5.3.19.11 Recommendation.— Where stop bars are specified as components of an advanced surface movement guidance and control system and where, from an operational point of view, higher intensities are required to maintain ground movements at a certain speed in very low visibilities or in bright daytime conditions, the intensity in red light and beam spreads of stop bar lights should be in accordance with the specifications of Appendix 2, Figure A2-17, A2-18 or A2-19.

Note.— High-intensity stop bars should only be used in case of an absolute necessity and following a specific study.

5.3.19.12 Recommendation.— Where a wide beam fixture is required, the intensity in red light and beam spreads of stop bar lights should be in accordance with the specifications of Appendix 2, Figure A2-17 or A2-19.

5.3.19.13 The lighting circuit shall be designed so that:

a) stop bars located across entrance taxiways are selectively switchable;

b) stop bars located across taxiways intended to be used only as exit taxiways are switchable selectively or in groups;

c) when a stop bar is illuminated, any taxiway centre line lights installed beyond the stop bar shall be extinguished for a distance of at least 90 m; and

d) stop bars shall be interlocked with the taxiway centre line lights so that when the centre line lights beyond the stop bar are illuminated the stop bar is extinguished and vice versa.

Note 1.— A stop bar is switched on to indicate that traffic stop and switched off to indicate that traffic proceed.

Note 2.— Care is required in the design of the electrical system to ensure that all of the lights of a stop bar will not fail at the same time.
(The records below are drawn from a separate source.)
# alibaba/unified-audio

Hardware: NVIDIA H100
Metric: hcodec2_encode_rvq_decode_samples_per_s (higher is better)
Workload: dtype f16x3/f16 tensor-core, f32 accumulate

## Files before the change

### unified_audio_b200/csrc/lstm_tc.cu

```cuda
#include <atomic>
#include <cstdio>
#include <cstdlib>

#include "common.cuh"
#include "quark_b200.h"
#include "wgmma.cuh"

namespace qb {
extern std::atomic<long long> g_launches;

constexpr int LT_GROUPS = 4, LT_THREADS = LT_GROUPS * 128 + 32;
constexpr int LT_KG = 4;
constexpr int LT_STAGES = 4;
constexpr uint32_t LT_KBLK = 32 * 128;
constexpr uint32_t LT_SLOT = LT_KBLK * LT_KG;
constexpr uint32_t LT_PAD = 4 * 1024;

__device__ __forceinline__ unsigned lt_ld_relaxed(const unsigned* p) {
  unsigned v;
  asm volatile("ld.relaxed.gpu.global.u32 %0, [%1];" : "=r"(v) : "l"(p) : "memory");
  return v;
}
__device__ __forceinline__ void bulk_load_1d(void* smem_dst, const void* gsrc, uint32_t bytes, uint64_t* bar) {
  asm volatile("cp.async.bulk.shared::cluster.global.mbarrier::complete_tx::bytes [%0], [%1], %2, [%3];"
               ::"r"(smem_u32(smem_dst)), "l"(gsrc), "r"(bytes), "r"(smem_u32(bar)) : "memory");
}

__device__ __forceinline__ float lt_rcp(float x) {
  float r;
  asm("rcp.approx.ftz.f32 %0, %1;" : "=f"(r) : "f"(x));
  return r;
}
__device__ __forceinline__ float lt_sigmoid(float x) { return lt_rcp(1.0f + __expf(-x)); }
__device__ __forceinline__ float lt_tanh(float x) { return fmaf(-2.0f, lt_rcp(1.0f + __expf(2.0f * x)), 1.0f); }

template <int U>
__global__ void __launch_bounds__(LT_THREADS, 1)
lstm_tc_kernel(const __grid_constant__ CUtensorMap tmW,
               const float* __restrict__ xp, int B, int T, int H, __half* __restrict__ out_hi,
               __half* __restrict__ out_lo, __half* hbuf, unsigned* flags, int n_groups, int poll_ns) {
  constexpr int N = 4 * U;
  constexpr int UPT = N / 8;
  static_assert(N % 16 == 0 && N <= 48, "unsupported slice width");
  constexpr uint32_t WBLK = N * 128;
  extern __shared__ uint8_t smem_raw[];
  uint8_t* smem = (uint8_t*)(((uintptr_t)smem_raw + 1023) & ~(uintptr_t)1023);
  const int KB = H / 64, SLOTS = KB / LT_KG;
  uint8_t* Wsm = smem;
  uint8_t* ring = smem + (size_t)KB * WBLK;
  uint64_t* full = (uint64_t*)(ring + LT_STAGES * LT_SLOT + LT_PAD);
  uint64_t* empty = full + LT_STAGES;
  uint64_t* wbar = empty + LT_STAGES;
  int* slot_tag = (int*)(wbar + 1);

  const int tid = threadIdx.x, warp = tid >> 5, lane = tid & 31;
  const int u0 = blockIdx.x * U, G = gridDim.x;

  if (tid == 0) {
    for (int s = 0; s < LT_STAGES; ++s) { mbar_init(&full[s], 1); mbar_init(&empty[s], 4); }
    mbar_init(wbar, 1);
    for (int s = 0; s < LT_STAGES; ++s) slot_tag[s] = -1;
    fence_mbar_init();
  }
  for (int i = tid; i < (int)((LT_STAGES * LT_SLOT + LT_PAD) / 16); i += LT_THREADS)
    reinterpret_cast<uint4*>(ring)[i] = make_uint4(0, 0, 0, 0);
  fence_proxy_async();
  __syncthreads();

  if (warp == LT_GROUPS * 4) {
    if (lane == 0) {
      prefetch_tmap(&tmW);
      mbar_arrive_expect_tx(wbar, (uint32_t)KB * WBLK);
      for (int kb = 0; kb < KB; ++kb) tma_load_2d(Wsm + (size_t)kb * WBLK, &tmW, wbar, kb * 64, blockIdx.x * N);
    }
    uint32_t stage = 0, phase = 0;
    int slot = 0;
    for (int t = 1; t < T; ++t) {
      for (int g = 0; g < n_groups; ++g) {
        const unsigned* fl = flags + (size_t)g * G;
        unsigned spins = 0;
        for (;;) {
          bool ok = true;
          for (int c = lane; c < G; c += 32) ok = ok && (lt_ld_relaxed(fl + c) >= (unsigned)t);
          if (__all_sync(0xffffffffu, ok)) break;
          if (poll_ns) __nanosleep(poll_ns);
          if (++spins > (1u << 24)) asm volatile("trap;");
        }
        asm volatile("fence.acq_rel.gpu;" ::: "memory");
        __syncwarp();
        if (lane == 0) {
          asm volatile("fence.proxy.async;" ::: "memory");
          const int buf = (t + 1) & 1;
          for (int kb = 0; kb < KB; kb += LT_KG, ++slot) {
            mbar_wait(&empty[stage], phase ^ 1);
            mbar_arrive_expect_tx(&full[stage], LT_SLOT);
            __threadfence_block();
            *(volatile int*)(slot_tag + stage) = slot;
            bulk_load_1d(ring + stage * LT_SLOT, hbuf + (((size_t)buf * n_groups + g) * KB + kb) * (LT_KBLK / 2), LT_SLOT,
                         &full[stage]);
            if (++stage == LT_STAGES) { stage = 0; phase ^= 1; }
          }
        }
        __syncwarp();
      }
    }
  } else {
    const int g = warp >> 2, wq = warp & 3;
    if (g < n_groups) {
      const int rr = wq * 16 + (lane >> 2) + (lane & 1) * 8;
      const int n = g * 32 + rr;
      const bool act = wq < 2 && n < B;
      float c[UPT];
#pragma unroll
      for (int i = 0; i < UPT; ++i) c[i] = 0.f;
      mbar_wait(wbar, 0);
      for (int t = 0; t < T; ++t) {
        __half* hcur = hbuf + ((size_t)(t & 1) * n_groups + g) * KB * (LT_KBLK / 2);
        float xg[4][UPT];
#pragma unroll
        for (int gg = 0; gg < 4; ++gg)
#pragma unroll
          for (int j = 0; j < UPT; ++j)
            xg[gg][j] = act ? xp[((long long)n * T + t) * 4 * H + (long long)gg * H + u0 + 2 * j + ((lane >> 1) & 1)] : 0.f;
        float acc[N / 2];
#pragma unroll
        for (int i = 0; i < N / 2; ++i) acc[i] = 0.f;
        if (t > 0) {
          const long long s0 = ((long long)(t - 1) * n_groups + g) * SLOTS;
          for (int sidx = 0; sidx < SLOTS; ++sidx) {
            const long long q = s0 + sidx;
            const int stage = (int)(q % LT_STAGES);
            unsigned spins = 0;
            while (*(volatile int*)(slot_tag + stage) != (int)q)
              if (++spins > (1u << 26)) asm volatile("trap;");
            __threadfence_block();
            mbar_wait(&full[stage], (uint32_t)((q / LT_STAGES) & 1));
            wgmma_fence();
#pragma unroll
            for (int j = 0; j < LT_KG; ++j) {
              const int kb = sidx * LT_KG + j;
              const uint32_t sa = smem_u32(ring + stage * LT_SLOT + j * LT_KBLK), sw = smem_u32(Wsm + (size_t)kb * WBLK);
#pragma unroll
              for (int k = 0; k < 4; ++k)
                Wgmma<N>::ss(acc, make_wgmma_desc_sw128(sa + k * 32), make_wgmma_desc_sw128(sw + k * 32), 1u);
            }
            wgmma_commit();
            wgmma_wait<0>();
            wgmma_fence_regs(acc);
            if (lane == 0) mbar_arrive(&empty[stage]);
          }
        }
        if (wq < 2) {
          const bool odd = lane & 1;
#pragma unroll
          for (int j = 0; j < UPT; ++j) {
            const float s0 = odd ? acc[4 * j] : acc[4 * j + 2], s1 = odd ? acc[4 * j + 1] : acc[4 * j + 3];
            const float r0 = __shfl_xor_sync(0xffffffffu, s0, 1), r1 = __shfl_xor_sync(0xffffffffu, s1, 1);
            const float a_i = odd ? r0 : acc[4 * j], a_f = odd ? r1 : acc[4 * j + 1];
            const float a_g = odd ? acc[4 * j + 2] : r0, a_o = odd ? acc[4 * j + 3] : r1;
            if (act) {
              const float ig = lt_sigmoid(a_i + xg[0][j]), fg = lt_sigmoid(a_f + xg[1][j]);
              const float cg = lt_tanh(a_g + xg[2][j]), og = lt_sigmoid(a_o + xg[3][j]);
              const float cn = fg * c[j] + ig * cg;
              c[j] = cn;
              __half hv, lv;
              split_f16(og * lt_tanh(cn), hv, lv);
              const int uu = u0 + 2 * j + ((lane >> 1) & 1), kbk = uu >> 6, col = uu & 63;
              hcur[kbk * (int)(LT_KBLK / 2) + rr * 64 + ((((col >> 3) ^ (rr & 7)) << 3) | (col & 7))] = hv;
              const long long o = ((long long)n * T + t) * H + uu;
              out_hi[o] = hv;
              if (out_lo) out_lo[o] = lv;
            }
          }
          asm volatile("bar.sync %0, 64;" ::"r"(1 + g) : "memory");
          if (wq == 0 && lane == 0) {
            asm volatile("st.release.gpu.global.u32 [%0], %1;" ::"l"(flags + (size_t)g * G + blockIdx.x), "r"((unsigned)(t + 1))
                         : "memory");
          }
        }
      }
    }
  }
}

typedef CUresult (*EncodeTiledFn)(CUtensorMap*, CUtensorMapDataType, cuuint32_t, void*, const cuuint64_t*,
                                  const cuuint64_t*, const cuuint32_t*, const cuuint32_t*, CUtensorMapInterleave,
                                  CUtensorMapSwizzle, CUtensorMapL2promotion, CUtensorMapFloatOOBfill);
static EncodeTiledFn lt_encode() {
  static EncodeTiledFn fn = nullptr;
  if (!fn) {
    void* p = nullptr;
    cudaDriverEntryPointQueryResult q;
    if (cudaGetDriverEntryPoint("cuTensorMapEncodeTiled", &p, cudaEnableDefault, &q) == cudaSuccess &&
        q == cudaDriverEntryPointSuccess)
      fn = (EncodeTiledFn)p;
  }
  return fn;
}

static int lstm_tc_chunk(const float* xp, const qb_half* whh_perm, int U, int B, int64_t T, int64_t H, __half* oh, __half* ol,
                         void* workspace, cudaStream_t st) {
  const int N = 4 * U, grid = (int)(H / U), KB = (int)(H / 64);
  const int n_groups = (B + 31) / 32, Bp = n_groups * 32;
  EncodeTiledFn enc = lt_encode();
  QB_REQUIRE(enc != nullptr, "cuTensorMapEncodeTiled not available");
  CUtensorMap tmW;
  {
    cuuint64_t dims[2] = {(cuuint64_t)H, (cuuint64_t)(4 * H)};
    cuuint64_t str[1] = {(cuuint64_t)H * 2};
    cuuint32_t box[2] = {64, (cuuint32_t)N};
    cuuint32_t es[2] = {1, 1};
    CUresult r = enc(&tmW, CU_TENSOR_MAP_DATA_TYPE_FLOAT16, 2, (void*)whh_perm, dims, str, box, es, CU_TENSOR_MAP_INTERLEAVE_NONE,
                     CU_TENSOR_MAP_SWIZZLE_128B, CU_TENSOR_MAP_L2_PROMOTION_L2_256B, CU_TENSOR_MAP_FLOAT_OOB_FILL_NONE);
    QB_REQUIRE(r == CUDA_SUCCESS, "lstm_tc: W tensor map failed (%d)", (int)r);
  }
  __half* hbuf = (__half*)workspace;
  const size_t smem = (size_t)KB * N * 128 + (size_t)LT_STAGES * LT_SLOT + LT_PAD + 1024 + 256;
  QB_REQUIRE(smem <= 227 * 1024, "lstm_tc: shared memory budget exceeded (%zu)", smem);
  const size_t hbytes = (size_t)2 * Bp * H * 2;
  QB_CHECK_CUDA(cudaMemsetAsync(workspace, 0, hbytes + 4096, st));
  unsigned* flags = (unsigned*)((uint8_t*)workspace + hbytes);
  int Bi = B, Ti = (int)T, Hi = (int)H, ng = n_groups;
  static int poll_ns = -1;
  if (poll_ns < 0) { const char* e = getenv("QB_LSTM_POLL_NS"); poll_ns = e ? atoi(e) : 0; }
  void* args[] = {&tmW, &xp, &Bi, &Ti, &Hi, &oh, &ol, &hbuf, &flags, &ng, &poll_ns};
  const void* fn = U == 4 ? (const void*)lstm_tc_kernel<4> : U == 8 ? (const void*)lstm_tc_kernel<8> : (const void*)lstm_tc_kernel<12>;
  QB_CHECK_CUDA(cudaFuncSetAttribute(fn, cudaFuncAttributeMaxDynamicSharedMemorySize, (int)smem));
  QB_CHECK_CUDA(cudaLaunchCooperativeKernel(fn, dim3(grid), dim3(LT_THREADS), args, smem, st));
  g_launches++;
  return 0;
}

}
using namespace qb;

extern "C" int32_t qb_lstm_tc_units(int64_t H) {
  int dev = 0, sms = 0;
  if (cudaGetDevice(&dev) != cudaSuccess || cudaDeviceGetAttribute(&sms, cudaDevAttrMultiProcessorCount, dev) != cudaSuccess)
    sms = 132;
  for (int U : {4, 8, 12}) if (H % U == 0 && H / U <= sms) return U;
  return 0;
}

extern "C" int64_t qb_lstm_tc_workspace_bytes(int64_t B, int64_t H) {
  const int64_t Bc = B < 128 ? B : 128;
  const int64_t Bp = ceil_div(Bc, 32) * 32;
  return 2 * Bp * H * 2 + 4096;
}

extern "C" int qb_lstm_tc(const float* xp, const qb_half* whh_perm, int32_t units, int64_t B, int64_t T, int64_t H,
                          qb_half* out_hi, qb_half* out_lo, void* workspace, void* stream) {
  cudaStream_t st = (cudaStream_t)stream;
  QB_REQUIRE(xp && whh_perm && out_hi && workspace, "lstm_tc: bad args");
  QB_REQUIRE(H % (64 * LT_KG) == 0 && (units == 4 || units == 8 || units == 12) && H % units == 0, "lstm_tc: unsupported H / units");
  QB_REQUIRE(B >= 1, "lstm_tc: empty batch");
  for (int64_t b0 = 0; b0 < B; b0 += 128) {
    const int bc = (int)(B - b0 < 128 ? B - b0 : 128);
    if (int e = lstm_tc_chunk(xp + b0 * T * 4 * H, whh_perm, units, bc, T, H, (__half*)out_hi + b0 * T * H,
                              out_lo ? (__half*)out_lo + b0 * T * H : nullptr, workspace, st))
      return e;
  }
  return 0;
}
```

Before: 142.2 million.

## Vectorize LSTM flag polling with acquire loads and overlap wgmma slot waits

```diff
diff --git a/unified_audio_b200/csrc/lstm_tc.cu b/unified_audio_b200/csrc/lstm_tc.cu
--- a/unified_audio_b200/csrc/lstm_tc.cu
+++ b/unified_audio_b200/csrc/lstm_tc.cu
@@ -1,6 +1,5 @@
 #include <atomic>
 #include <cstdio>
-#include <cstdlib>
 
 #include "common.cuh"
 #include "quark_b200.h"
@@ -16,9 +15,9 @@
 constexpr uint32_t LT_SLOT = LT_KBLK * LT_KG;
 constexpr uint32_t LT_PAD = 4 * 1024;
 
-__device__ __forceinline__ unsigned lt_ld_relaxed(const unsigned* p) {
-  unsigned v;
-  asm volatile("ld.relaxed.gpu.global.u32 %0, [%1];" : "=r"(v) : "l"(p) : "memory");
+__device__ __forceinline__ uint4 lt_ld_acquire4(const unsigned* p) {
+  uint4 v;
+  asm volatile("ld.acquire.gpu.global.v4.u32 {%0, %1, %2, %3}, [%4];" : "=r"(v.x), "=r"(v.y), "=r"(v.z), "=r"(v.w) : "l"(p) : "memory");
   return v;
 }
 __device__ __forceinline__ void bulk_load_1d(void* smem_dst, const void* gsrc, uint32_t bytes, uint64_t* bar) {
@@ -38,7 +37,7 @@
 __global__ void __launch_bounds__(LT_THREADS, 1)
 lstm_tc_kernel(const __grid_constant__ CUtensorMap tmW,
                const float* __restrict__ xp, int B, int T, int H, __half* __restrict__ out_hi,
-               __half* __restrict__ out_lo, __half* hbuf, unsigned* flags, int n_groups, int poll_ns) {
+               __half* __restrict__ out_lo, __half* hbuf, unsigned* flags, int n_groups) {
   constexpr int N = 4 * U;
   constexpr int UPT = N / 8;
   static_assert(N % 16 == 0 && N <= 48, "unsupported slice width");
@@ -81,12 +80,13 @@
         unsigned spins = 0;
         for (;;) {
           bool ok = true;
-          for (int c = lane; c < G; c += 32) ok = ok && (lt_ld_relaxed(fl + c) >= (unsigned)t);
+          for (int c = 4 * lane; c < G; c += 128) {
+            const uint4 v = lt_ld_acquire4(fl + c);
+            ok = ok && v.x >= (unsigned)t && v.y >= (unsigned)t && v.z >= (unsigned)t && v.w >= (unsigned)t;
+          }
           if (__all_sync(0xffffffffu, ok)) break;
-          if (poll_ns) __nanosleep(poll_ns);
           if (++spins > (1u << 24)) asm volatile("trap;");
         }
-        asm volatile("fence.acq_rel.gpu;" ::: "memory");
         __syncwarp();
         if (lane == 0) {
           asm volatile("fence.proxy.async;" ::: "memory");
@@ -127,6 +127,7 @@
         for (int i = 0; i < N / 2; ++i) acc[i] = 0.f;
         if (t > 0) {
           const long long s0 = ((long long)(t - 1) * n_groups + g) * SLOTS;
+          int prev = 0;
           for (int sidx = 0; sidx < SLOTS; ++sidx) {
             const long long q = s0 + sidx;
             const int stage = (int)(q % LT_STAGES);
@@ -145,13 +146,19 @@
                 Wgmma<N>::ss(acc, make_wgmma_desc_sw128(sa + k * 32), make_wgmma_desc_sw128(sw + k * 32), 1u);
             }
             wgmma_commit();
-            wgmma_wait<0>();
-            wgmma_fence_regs(acc);
-            if (lane == 0) mbar_arrive(&empty[stage]);
-          }
+            if (sidx > 0) {
+              wgmma_wait<1>();
+              if (lane == 0) mbar_arrive(&empty[prev]);
+            }
+            prev = stage;
+          }
+          wgmma_wait<0>();
+          wgmma_fence_regs(acc);
+          if (lane == 0) mbar_arrive(&empty[prev]);
         }
         if (wq < 2) {
           const bool odd = lane & 1;
+          __half hs[UPT], ls[UPT];
 #pragma unroll
           for (int j = 0; j < UPT; ++j) {
             const float s0 = odd ? acc[4 * j] : acc[4 * j + 2], s1 = odd ? acc[4 * j + 1] : acc[4 * j + 3];
@@ -163,19 +170,23 @@
               const float cg = lt_tanh(a_g + xg[2][j]), og = lt_sigmoid(a_o + xg[3][j]);
               const float cn = fg * c[j] + ig * cg;
               c[j] = cn;
-              __half hv, lv;
-              split_f16(og * lt_tanh(cn), hv, lv);
+              split_f16(og * lt_tanh(cn), hs[j], ls[j]);
               const int uu = u0 + 2 * j + ((lane >> 1) & 1), kbk = uu >> 6, col = uu & 63;
-              hcur[kbk * (int)(LT_KBLK / 2) + rr * 64 + ((((col >> 3) ^ (rr & 7)) << 3) | (col & 7))] = hv;
-              const long long o = ((long long)n * T + t) * H + uu;
-              out_hi[o] = hv;
-              if (out_lo) out_lo[o] = lv;
+              hcur[kbk * (int)(LT_KBLK / 2) + rr * 64 + ((((col >> 3) ^ (rr & 7)) << 3) | (col & 7))] = hs[j];
             }
           }
           asm volatile("bar.sync %0, 64;" ::"r"(1 + g) : "memory");
           if (wq == 0 && lane == 0) {
             asm volatile("st.release.gpu.global.u32 [%0], %1;" ::"l"(flags + (size_t)g * G + blockIdx.x), "r"((unsigned)(t + 1))
                          : "memory");
+          }
+          if (act) {
+#pragma unroll
+            for (int j = 0; j < UPT; ++j) {
+              const long long o = ((long long)n * T + t) * H + u0 + 2 * j + ((lane >> 1) & 1);
+              out_hi[o] = hs[j];
+              if (out_lo) out_lo[o] = ls[j];
+            }
           }
         }
       }
@@ -221,9 +232,7 @@
   QB_CHECK_CUDA(cudaMemsetAsync(workspace, 0, hbytes + 4096, st));
   unsigned* flags = (unsigned*)((uint8_t*)workspace + hbytes);
   int Bi = B, Ti = (int)T, Hi = (int)H, ng = n_groups;
-  static int poll_ns = -1;
-  if (poll_ns < 0) { const char* e = getenv("QB_LSTM_POLL_NS"); poll_ns = e ? atoi(e) : 0; }
-  void* args[] = {&tmW, &xp, &Bi, &Ti, &Hi, &oh, &ol, &hbuf, &flags, &ng, &poll_ns};
+  void* args[] = {&tmW, &xp, &Bi, &Ti, &Hi, &oh, &ol, &hbuf, &flags, &ng};
   const void* fn = U == 4 ? (const void*)lstm_tc_kernel<4> : U == 8 ? (const void*)lstm_tc_kernel<8> : (const void*)lstm_tc_kernel<12>;
   QB_CHECK_CUDA(cudaFuncSetAttribute(fn, cudaFuncAttributeMaxDynamicSharedMemorySize, (int)smem));
   QB_CHECK_CUDA(cudaLaunchCooperativeKernel(fn, dim3(grid), dim3(LT_THREADS), args, smem, st));
```

After: 143.1 million (median of 6 runs). About the same (+0.6%).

Guidance on this issue is given in the Aerodrome Design Manual, Part 5.

5.3.20 Intermediate holding position lights

Note.— See 5.2.11 for specifications on intermediate holding position marking.

Application

5.3.20.1 Except where a stop bar has been installed, intermediate holding position lights shall be provided at an intermediate holding position intended for use in runway visual range conditions less than a value of 350 m.

5.3.20.2

Recommendation.— Intermediate holding position lights should be provided at an intermediate holding position where there is no need for stop-and-go signals as provided by a stop bar.